A second step would be to consider whether *shalom* is a competing value or rather a component of the commandment of inheritance itself. Maimonides explains the purpose of the mitzvah as ensuring that good not be withheld from those who can and should benefit from it; the *Sefer HaChinnukh* highlights the kindness of God in allowing mortal humans to pass on what they have acquired to their families. The legacy of an intact family, however, is far more valuable than the material property left behind; were the distribution of assets to tear apart the family, that primary value would be undermined by the secondary one it was meant to serve.
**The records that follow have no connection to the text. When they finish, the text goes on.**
__device__ __forceinline__ void win_next_item(const WinParams &p, int64_t b, uint32_t rel, uint32_t v, uint32_t *lhist) {
    static_cast<WinItem8 *>(p.items_in)[b * p.next_pitch + rel] = WinItem8{v, ((uint32_t)b << p.next_idx_bits) | rel};
    if (lhist) {
        const uint32_t c = win_stage_key(lhist + p.n_buckets, p.n_windows, p.n_wbuckets, v, 4).coarse;
        atomicAdd(&lhist[c], 1u);
        p.item_keys[b * p.next_pitch + rel] = (uint16_t)c;
    }
}

static int win_env_int(const char *name, int dflt) {
    const char *v = getenv(name);
    return v ? atoi(v) : dflt;
}

struct WinTuning {
    int64_t window_bytes;
    int32_t gather_blocks, gather_threads, emit_threads, direct_hop0, fuse_first_hops, fold_hist, emit_blocks;
    int32_t staged, stage_round_chunks, stage_gather_threads, stage_gather_blocks, stage_emit_threads, stage_parts, stage_part_min_batches, stage_sort_blocks;
    int32_t stage_fine, stage_concurrent, stage_split, stage_split_round_chunks, store_align64, stage_fine_sub_bits, stage_fine_blocks;
};
static WinTuning &win_tuning() {
    static WinTuning t = {
        (int64_t)win_env_int("TG_WIN_KIB", 512) * 1024,
        win_env_int("TG_WIN_GATHER_BLOCKS", 256),
        win_env_int("TG_WIN_GATHER_THREADS", 512),
        win_env_int("TG_WIN_EMIT_THREADS", 256),
        win_env_int("TG_WIN_DIRECT_HOP0", 1),
        win_env_int("TG_WIN_FUSE_FIRST_HOPS", 1),
        win_env_int("TG_WIN_FOLD_HIST", 1),
        win_env_int("TG_WIN_EMIT_BLOCKS", 768),
        win_env_int("TG_WIN_STAGED", 2),
        win_env_int("TG_WIN_STAGE_ROUND_CHUNKS", 2),
        win_env_int("TG_WIN_STAGE_GATHER_THREADS", 512),
        win_env_int("TG_WIN_STAGE_GATHER_BLOCKS", 512),
        win_env_int("TG_WIN_STAGE_EMIT_THREADS", 256),
        win_env_int("TG_WIN_STAGE_PARTS", 1),
        win_env_int("TG_WIN_STAGE_PART_MIN_BATCHES", 1024),
        win_env_int("TG_WIN_STAGE_SORT_BLOCKS", 768),
        win_env_int("TG_WIN_STAGE_FINE", 1),
        win_env_int("TG_WIN_STAGE_CONCURRENT", 0),
        win_env_int("TG_WIN_STAGE_SPLIT", 0),
        win_env_int("TG_WIN_STAGE_SPLIT_ROUND_CHUNKS", 4),
        win_env_int("TG_WIN_STORE_ALIGN64", 1),
        win_env_int("TG_WIN_STAGE_FINE_SUB_BITS", 7),
        win_env_int("TG_WIN_STAGE_FINE_BLOCKS", 2048),
    };
    return t;
}

constexpr int WIN_MAX_STAGES = 8 * TG_MAX_HOPS + 2;
struct WinStageClock {
    bool enabled = false;
    int n = 0;
    hipEvent_t ev[WIN_MAX_STAGES + 1] = {};
    char name[WIN_MAX_STAGES][24] = {};
    void begin(hipStream_t s) {
        n = 0;
        if (!enabled) return;
        if (!ev[0])
            for (auto &e : ev) (void)hipEventCreate(&e);
        (void)hipEventRecord(ev[0], s);
    }
    void mark(const char *what, int hop, hipStream_t s) {
        if (!enabled || n >= WIN_MAX_STAGES) return;
        snprintf(name[n], sizeof(name[n]), "%s.h%d", what, hop);
        ++n;
        (void)hipEventRecord(ev[n], s);
    }
};
static WinStageClock &win_clock() {
    static WinStageClock c;
    return c;
}

struct WinLayout {
    size_t state, call_keys, n_items, queues, hist, base, items_in, items_sorted, vtab, fine_tot, fine_start, fine_tile_off, item_keys, stage, total, total_push;
    int64_t max_items;
    int stage_words;
};

static StageBits win_stage_bits(const tg_graph *csc) {
    StageBits sb;
    if (!csc) {
        sb.bv = sb.bp = 32;
        return sb;
    }
    sb.bv = stage_bits_of((uint64_t)std::max<int64_t>(csc->n_major, 1) - 1);
    const int64_t longest = csc->max_degree > 0 ? csc->max_degree : csc->n_edges;
    sb.bp = stage_bits_of((uint64_t)std::max<int64_t>(longest, 1) - 1);
    return sb;
}
static int win_stage_words(const tg_graph *csc, const int64_t *fanout, int32_t n_hops) {
    int64_t k = 0;
    for (int h = 1; h < n_hops; ++h) k = std::max(k, fanout[h]);
    if (n_hops < 2 || k > 32) return 0;
    if (!csc) return 32;
    const int bits = stage_slot_bits((int)k, win_stage_bits(csc));
    return (bits <= 512 && k <= 16) ? 16 : (bits <= 1024 ? 32 : 0);
}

**The Mitzvah to Fulfill the Wishes of the Deceased**


There is a further consideration, the assumption that allowing one's assets to be distributed according to one's own wishes is itself a Torah value. The Talmud articulates a principle, *mitzvah l'kayem divrei ha-met*, "it is a mitzvah to carry out the wishes of the deceased." Technically, this rule likely does not carry the weight of an actual reassignment of assets; most rishonim assume it applies only to property already in the physical hands of a third party, not to property still in the decedent's control, which transfers automatically to his halakhic heirs upon death. Still, R. Chaim Ozer Grodzinsky considered it feasible that a civil will, enforced by the courts, might meet this standard after the fact, and R. Chanoch Padwa suggested that the appointment of an executor under English law might likewise satisfy the requirement of third-party involvement. R. Herzog, for his part, grounded the same intuition in *dina d'malkhuta dina*, arguing that the civil enforcement of a will supplies the seriousness needed to dispel any doubt about the testator's true intent.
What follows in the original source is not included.